What you will do: Which lines of the listing hold the string "char"? Show each of them.

[Opening Data to examine section]

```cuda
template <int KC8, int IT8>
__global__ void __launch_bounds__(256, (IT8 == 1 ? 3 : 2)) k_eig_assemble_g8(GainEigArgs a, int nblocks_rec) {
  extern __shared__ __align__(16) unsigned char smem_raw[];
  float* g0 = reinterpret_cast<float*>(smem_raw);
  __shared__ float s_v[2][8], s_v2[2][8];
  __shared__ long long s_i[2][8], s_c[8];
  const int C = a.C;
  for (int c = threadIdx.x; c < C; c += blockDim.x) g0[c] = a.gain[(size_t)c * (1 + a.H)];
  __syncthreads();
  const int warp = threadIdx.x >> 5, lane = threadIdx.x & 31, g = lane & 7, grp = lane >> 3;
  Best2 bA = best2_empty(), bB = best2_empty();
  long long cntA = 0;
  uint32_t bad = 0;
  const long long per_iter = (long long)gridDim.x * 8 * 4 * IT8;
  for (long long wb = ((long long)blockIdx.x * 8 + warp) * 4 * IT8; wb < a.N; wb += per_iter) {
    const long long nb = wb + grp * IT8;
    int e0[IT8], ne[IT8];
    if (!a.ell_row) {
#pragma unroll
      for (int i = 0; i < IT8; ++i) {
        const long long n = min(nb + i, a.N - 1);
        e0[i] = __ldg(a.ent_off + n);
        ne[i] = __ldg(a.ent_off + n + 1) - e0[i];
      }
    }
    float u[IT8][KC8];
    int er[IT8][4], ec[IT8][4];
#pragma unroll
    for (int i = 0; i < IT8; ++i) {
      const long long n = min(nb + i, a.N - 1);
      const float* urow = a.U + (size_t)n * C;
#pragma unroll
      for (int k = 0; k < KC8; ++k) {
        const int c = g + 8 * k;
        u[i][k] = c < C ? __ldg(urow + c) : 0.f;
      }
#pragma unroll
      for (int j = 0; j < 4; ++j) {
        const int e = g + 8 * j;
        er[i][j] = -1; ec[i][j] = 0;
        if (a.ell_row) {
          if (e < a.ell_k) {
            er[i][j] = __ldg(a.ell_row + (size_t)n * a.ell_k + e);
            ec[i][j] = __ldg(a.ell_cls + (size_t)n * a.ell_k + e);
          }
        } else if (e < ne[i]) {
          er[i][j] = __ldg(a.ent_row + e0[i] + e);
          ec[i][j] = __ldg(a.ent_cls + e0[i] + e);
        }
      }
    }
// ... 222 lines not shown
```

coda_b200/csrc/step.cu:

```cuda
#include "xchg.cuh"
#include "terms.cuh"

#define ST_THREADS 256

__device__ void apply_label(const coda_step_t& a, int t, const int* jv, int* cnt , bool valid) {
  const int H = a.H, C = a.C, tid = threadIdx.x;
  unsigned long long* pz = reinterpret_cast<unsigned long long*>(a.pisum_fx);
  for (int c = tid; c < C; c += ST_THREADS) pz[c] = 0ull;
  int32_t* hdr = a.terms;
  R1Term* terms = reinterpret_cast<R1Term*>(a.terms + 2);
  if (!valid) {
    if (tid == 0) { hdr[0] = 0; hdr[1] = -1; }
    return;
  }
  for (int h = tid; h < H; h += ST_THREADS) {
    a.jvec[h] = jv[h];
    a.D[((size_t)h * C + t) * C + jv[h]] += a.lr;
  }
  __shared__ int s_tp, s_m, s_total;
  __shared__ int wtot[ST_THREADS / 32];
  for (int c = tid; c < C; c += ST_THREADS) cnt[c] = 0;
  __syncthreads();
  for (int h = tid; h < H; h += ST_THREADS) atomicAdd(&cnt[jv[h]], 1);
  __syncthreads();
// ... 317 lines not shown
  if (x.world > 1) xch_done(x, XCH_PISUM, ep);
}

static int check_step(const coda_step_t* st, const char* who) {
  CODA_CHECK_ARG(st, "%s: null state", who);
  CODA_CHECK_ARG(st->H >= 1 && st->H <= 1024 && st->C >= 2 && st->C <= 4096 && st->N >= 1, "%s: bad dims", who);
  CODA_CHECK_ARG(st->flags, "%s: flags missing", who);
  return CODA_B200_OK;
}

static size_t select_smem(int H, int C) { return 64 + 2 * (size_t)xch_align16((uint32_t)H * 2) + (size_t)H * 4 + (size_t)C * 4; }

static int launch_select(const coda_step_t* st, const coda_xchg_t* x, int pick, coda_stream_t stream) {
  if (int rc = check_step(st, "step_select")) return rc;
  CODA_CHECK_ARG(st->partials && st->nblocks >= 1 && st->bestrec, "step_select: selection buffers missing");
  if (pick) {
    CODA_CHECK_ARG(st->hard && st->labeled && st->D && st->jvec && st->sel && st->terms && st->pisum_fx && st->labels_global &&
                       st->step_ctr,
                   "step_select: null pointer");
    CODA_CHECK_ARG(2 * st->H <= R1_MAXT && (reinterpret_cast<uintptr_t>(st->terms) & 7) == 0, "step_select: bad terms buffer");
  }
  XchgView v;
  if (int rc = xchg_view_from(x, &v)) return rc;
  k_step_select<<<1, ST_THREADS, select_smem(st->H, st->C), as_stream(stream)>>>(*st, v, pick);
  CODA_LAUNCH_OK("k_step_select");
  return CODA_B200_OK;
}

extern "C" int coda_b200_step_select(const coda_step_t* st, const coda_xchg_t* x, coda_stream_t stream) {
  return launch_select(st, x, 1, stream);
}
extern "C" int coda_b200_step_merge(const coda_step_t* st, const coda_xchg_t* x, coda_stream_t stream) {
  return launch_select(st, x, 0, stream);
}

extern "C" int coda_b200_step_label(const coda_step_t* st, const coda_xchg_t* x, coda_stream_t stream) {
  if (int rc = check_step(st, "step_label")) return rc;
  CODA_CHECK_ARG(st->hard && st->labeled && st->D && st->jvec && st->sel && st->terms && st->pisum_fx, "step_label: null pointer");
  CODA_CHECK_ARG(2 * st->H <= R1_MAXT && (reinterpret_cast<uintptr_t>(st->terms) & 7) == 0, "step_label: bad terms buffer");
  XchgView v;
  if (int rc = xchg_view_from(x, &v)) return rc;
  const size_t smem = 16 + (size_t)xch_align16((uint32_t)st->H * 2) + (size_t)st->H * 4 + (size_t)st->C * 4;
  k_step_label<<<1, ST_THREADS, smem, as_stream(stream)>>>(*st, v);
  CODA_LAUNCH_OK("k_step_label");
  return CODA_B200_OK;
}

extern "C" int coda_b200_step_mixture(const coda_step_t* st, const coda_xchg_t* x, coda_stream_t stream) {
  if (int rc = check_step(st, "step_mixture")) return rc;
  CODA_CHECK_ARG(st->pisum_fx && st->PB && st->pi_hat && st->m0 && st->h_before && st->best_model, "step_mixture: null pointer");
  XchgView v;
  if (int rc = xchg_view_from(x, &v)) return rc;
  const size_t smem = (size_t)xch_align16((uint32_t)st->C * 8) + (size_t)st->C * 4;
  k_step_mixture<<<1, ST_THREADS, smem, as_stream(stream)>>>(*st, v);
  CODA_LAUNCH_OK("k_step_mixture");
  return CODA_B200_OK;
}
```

[Closing Data to examine section]
[Opening Data to examine section]

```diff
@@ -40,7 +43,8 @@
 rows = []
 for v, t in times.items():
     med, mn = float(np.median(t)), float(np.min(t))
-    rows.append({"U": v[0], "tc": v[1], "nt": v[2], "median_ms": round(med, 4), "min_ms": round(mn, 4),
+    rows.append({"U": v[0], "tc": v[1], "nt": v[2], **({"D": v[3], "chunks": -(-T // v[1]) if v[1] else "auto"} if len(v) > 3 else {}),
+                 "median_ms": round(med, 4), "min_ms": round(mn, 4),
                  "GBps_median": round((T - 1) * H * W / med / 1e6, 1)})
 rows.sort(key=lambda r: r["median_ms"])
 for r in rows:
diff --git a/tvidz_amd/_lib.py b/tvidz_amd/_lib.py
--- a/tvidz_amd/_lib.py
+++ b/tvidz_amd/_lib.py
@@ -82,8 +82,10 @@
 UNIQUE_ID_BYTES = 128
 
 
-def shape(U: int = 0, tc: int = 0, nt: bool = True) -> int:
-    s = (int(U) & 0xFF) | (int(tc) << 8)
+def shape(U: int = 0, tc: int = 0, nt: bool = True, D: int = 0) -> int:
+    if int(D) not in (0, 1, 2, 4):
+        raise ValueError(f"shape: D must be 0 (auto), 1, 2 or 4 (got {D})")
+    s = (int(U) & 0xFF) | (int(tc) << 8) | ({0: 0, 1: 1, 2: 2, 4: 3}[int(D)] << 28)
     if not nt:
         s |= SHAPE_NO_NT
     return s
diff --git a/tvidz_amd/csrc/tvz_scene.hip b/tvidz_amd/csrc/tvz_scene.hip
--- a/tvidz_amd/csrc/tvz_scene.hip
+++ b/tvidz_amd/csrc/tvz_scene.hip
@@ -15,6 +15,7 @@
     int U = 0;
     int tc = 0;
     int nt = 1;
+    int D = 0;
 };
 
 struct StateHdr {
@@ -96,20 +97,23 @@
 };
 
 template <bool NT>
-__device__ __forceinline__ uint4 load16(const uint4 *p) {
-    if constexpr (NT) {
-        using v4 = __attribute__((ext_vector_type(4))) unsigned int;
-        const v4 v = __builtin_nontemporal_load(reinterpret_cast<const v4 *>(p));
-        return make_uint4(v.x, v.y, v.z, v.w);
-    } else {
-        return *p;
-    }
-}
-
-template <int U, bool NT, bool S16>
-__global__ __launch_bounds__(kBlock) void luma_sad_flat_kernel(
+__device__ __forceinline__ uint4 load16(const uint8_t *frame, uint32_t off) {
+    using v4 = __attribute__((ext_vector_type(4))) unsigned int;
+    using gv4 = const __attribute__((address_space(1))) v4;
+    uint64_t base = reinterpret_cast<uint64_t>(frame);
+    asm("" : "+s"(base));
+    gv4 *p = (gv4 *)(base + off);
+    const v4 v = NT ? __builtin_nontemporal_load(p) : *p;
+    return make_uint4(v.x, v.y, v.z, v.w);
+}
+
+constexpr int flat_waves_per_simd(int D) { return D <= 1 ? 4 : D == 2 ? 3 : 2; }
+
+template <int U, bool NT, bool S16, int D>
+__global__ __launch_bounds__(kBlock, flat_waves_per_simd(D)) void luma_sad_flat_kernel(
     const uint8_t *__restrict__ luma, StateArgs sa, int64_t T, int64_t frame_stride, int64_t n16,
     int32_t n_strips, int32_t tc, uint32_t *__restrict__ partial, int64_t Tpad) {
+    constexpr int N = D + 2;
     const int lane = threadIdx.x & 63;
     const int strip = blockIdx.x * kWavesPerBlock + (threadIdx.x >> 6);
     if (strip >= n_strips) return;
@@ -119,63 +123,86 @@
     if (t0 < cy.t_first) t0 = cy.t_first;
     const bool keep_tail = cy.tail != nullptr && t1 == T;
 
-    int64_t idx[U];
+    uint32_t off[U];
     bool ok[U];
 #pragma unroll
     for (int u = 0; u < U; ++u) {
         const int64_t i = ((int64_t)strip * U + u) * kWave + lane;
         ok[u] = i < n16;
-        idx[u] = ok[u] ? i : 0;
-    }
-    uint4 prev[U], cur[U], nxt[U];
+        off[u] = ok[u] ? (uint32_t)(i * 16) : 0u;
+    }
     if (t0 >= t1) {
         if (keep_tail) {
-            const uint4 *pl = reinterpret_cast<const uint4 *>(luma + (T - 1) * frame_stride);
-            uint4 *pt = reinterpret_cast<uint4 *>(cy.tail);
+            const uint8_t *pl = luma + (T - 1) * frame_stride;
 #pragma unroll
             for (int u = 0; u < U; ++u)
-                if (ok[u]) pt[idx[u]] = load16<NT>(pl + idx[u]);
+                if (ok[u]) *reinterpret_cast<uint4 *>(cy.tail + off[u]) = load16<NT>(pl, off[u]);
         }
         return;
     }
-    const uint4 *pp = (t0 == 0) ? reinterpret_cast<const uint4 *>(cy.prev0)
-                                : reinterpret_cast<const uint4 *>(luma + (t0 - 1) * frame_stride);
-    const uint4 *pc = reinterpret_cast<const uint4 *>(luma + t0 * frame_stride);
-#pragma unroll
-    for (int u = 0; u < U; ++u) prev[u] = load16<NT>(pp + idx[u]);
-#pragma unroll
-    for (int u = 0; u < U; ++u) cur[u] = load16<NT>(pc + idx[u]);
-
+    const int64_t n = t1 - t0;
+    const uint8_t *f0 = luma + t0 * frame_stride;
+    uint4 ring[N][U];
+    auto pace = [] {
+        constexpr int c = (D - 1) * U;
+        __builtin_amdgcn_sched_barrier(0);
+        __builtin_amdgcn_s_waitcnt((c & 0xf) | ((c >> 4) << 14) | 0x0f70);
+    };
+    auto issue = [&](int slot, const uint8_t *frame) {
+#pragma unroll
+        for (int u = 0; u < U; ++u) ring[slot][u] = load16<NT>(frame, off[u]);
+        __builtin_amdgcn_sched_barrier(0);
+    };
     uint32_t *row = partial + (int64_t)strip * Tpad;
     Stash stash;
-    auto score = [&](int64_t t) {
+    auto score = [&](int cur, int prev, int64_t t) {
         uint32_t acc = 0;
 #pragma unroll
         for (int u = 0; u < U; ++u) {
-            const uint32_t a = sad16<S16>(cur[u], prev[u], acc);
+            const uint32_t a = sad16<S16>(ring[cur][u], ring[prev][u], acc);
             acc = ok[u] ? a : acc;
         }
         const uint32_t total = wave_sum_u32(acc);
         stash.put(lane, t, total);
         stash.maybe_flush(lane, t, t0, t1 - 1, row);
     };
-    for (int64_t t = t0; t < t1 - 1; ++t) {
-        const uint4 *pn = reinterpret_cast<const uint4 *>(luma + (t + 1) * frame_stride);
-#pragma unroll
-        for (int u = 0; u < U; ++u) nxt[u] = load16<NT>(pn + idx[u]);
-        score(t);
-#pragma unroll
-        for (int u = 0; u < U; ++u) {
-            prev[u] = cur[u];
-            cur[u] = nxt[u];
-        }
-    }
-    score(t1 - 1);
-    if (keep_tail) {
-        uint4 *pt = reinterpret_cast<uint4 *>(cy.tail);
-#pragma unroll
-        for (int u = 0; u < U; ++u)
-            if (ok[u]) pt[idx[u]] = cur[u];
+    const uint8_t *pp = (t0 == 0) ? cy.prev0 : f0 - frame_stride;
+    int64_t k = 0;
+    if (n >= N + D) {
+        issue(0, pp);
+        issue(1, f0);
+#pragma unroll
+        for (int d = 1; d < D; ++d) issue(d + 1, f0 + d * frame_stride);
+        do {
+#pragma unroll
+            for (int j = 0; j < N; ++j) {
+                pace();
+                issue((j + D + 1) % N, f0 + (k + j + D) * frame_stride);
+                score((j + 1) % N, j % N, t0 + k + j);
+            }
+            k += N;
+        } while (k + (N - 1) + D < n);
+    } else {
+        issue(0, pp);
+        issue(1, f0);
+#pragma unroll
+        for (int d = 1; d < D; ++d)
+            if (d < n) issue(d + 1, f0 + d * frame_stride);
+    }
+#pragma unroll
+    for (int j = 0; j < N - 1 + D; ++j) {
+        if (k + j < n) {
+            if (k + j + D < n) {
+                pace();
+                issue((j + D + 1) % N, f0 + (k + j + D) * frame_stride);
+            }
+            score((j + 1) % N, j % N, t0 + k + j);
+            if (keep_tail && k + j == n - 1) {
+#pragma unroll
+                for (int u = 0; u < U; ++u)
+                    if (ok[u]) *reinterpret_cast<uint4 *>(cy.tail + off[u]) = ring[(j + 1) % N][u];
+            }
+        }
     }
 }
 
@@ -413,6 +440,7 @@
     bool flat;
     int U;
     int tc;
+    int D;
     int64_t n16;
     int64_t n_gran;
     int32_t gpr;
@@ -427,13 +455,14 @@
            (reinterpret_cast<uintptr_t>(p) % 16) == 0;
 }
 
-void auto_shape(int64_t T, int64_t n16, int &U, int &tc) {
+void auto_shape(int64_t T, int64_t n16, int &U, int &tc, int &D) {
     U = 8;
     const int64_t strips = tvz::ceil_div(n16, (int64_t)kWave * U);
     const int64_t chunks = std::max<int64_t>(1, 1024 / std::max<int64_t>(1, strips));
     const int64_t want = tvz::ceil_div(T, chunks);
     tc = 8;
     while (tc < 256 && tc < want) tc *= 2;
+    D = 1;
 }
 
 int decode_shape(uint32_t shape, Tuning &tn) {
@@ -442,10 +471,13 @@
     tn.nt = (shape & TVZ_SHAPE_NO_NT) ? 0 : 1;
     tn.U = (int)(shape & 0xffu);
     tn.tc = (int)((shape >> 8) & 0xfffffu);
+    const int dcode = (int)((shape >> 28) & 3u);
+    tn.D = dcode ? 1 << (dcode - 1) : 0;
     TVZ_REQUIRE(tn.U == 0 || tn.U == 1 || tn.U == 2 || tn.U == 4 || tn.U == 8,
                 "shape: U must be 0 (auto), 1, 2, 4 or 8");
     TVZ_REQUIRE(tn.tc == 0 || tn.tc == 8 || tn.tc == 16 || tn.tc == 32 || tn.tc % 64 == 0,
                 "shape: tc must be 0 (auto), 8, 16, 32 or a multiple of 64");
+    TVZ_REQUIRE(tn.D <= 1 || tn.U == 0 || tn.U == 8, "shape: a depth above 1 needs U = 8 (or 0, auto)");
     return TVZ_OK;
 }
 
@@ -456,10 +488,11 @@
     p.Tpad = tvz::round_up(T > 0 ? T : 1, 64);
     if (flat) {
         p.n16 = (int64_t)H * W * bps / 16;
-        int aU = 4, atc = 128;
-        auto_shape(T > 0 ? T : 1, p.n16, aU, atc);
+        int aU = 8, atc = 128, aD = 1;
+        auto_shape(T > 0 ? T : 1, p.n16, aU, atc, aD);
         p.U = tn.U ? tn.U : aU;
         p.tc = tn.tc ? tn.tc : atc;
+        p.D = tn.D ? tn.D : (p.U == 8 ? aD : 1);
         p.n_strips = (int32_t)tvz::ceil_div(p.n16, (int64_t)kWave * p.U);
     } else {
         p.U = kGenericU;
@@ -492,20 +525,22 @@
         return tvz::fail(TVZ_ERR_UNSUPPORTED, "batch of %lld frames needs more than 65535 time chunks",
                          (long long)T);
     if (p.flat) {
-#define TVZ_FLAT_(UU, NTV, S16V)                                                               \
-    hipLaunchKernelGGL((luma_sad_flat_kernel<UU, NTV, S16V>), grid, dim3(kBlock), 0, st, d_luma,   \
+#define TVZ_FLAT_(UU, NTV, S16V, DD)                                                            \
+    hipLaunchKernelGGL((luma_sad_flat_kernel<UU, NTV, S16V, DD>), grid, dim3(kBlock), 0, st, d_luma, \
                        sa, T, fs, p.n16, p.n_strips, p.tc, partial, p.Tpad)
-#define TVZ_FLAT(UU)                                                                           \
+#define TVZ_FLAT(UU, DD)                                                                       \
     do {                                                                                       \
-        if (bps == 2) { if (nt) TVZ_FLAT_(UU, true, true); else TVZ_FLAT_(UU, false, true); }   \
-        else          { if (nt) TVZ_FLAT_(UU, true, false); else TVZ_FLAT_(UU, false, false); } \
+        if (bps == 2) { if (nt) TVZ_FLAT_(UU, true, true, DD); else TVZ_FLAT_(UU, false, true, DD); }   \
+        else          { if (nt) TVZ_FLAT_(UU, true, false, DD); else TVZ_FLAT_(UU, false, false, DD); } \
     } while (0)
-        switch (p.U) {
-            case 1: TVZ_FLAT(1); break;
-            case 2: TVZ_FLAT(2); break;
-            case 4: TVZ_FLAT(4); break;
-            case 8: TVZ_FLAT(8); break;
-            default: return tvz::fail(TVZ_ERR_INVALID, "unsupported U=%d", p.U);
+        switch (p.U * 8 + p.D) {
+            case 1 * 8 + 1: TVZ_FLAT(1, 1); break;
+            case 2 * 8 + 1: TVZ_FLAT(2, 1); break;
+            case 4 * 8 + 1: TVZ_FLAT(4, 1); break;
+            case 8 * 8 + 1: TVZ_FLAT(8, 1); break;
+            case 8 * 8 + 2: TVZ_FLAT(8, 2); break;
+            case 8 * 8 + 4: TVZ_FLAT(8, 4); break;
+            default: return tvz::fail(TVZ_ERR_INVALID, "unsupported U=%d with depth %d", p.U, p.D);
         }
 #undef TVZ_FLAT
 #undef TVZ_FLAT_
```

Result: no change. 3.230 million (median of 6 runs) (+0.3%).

[Closing Data to examine section]

Solution to this task:
  extern __shared__ __align__(16) unsigned char smem_raw[];
static int check_step(const coda_step_t* st, const char* who) {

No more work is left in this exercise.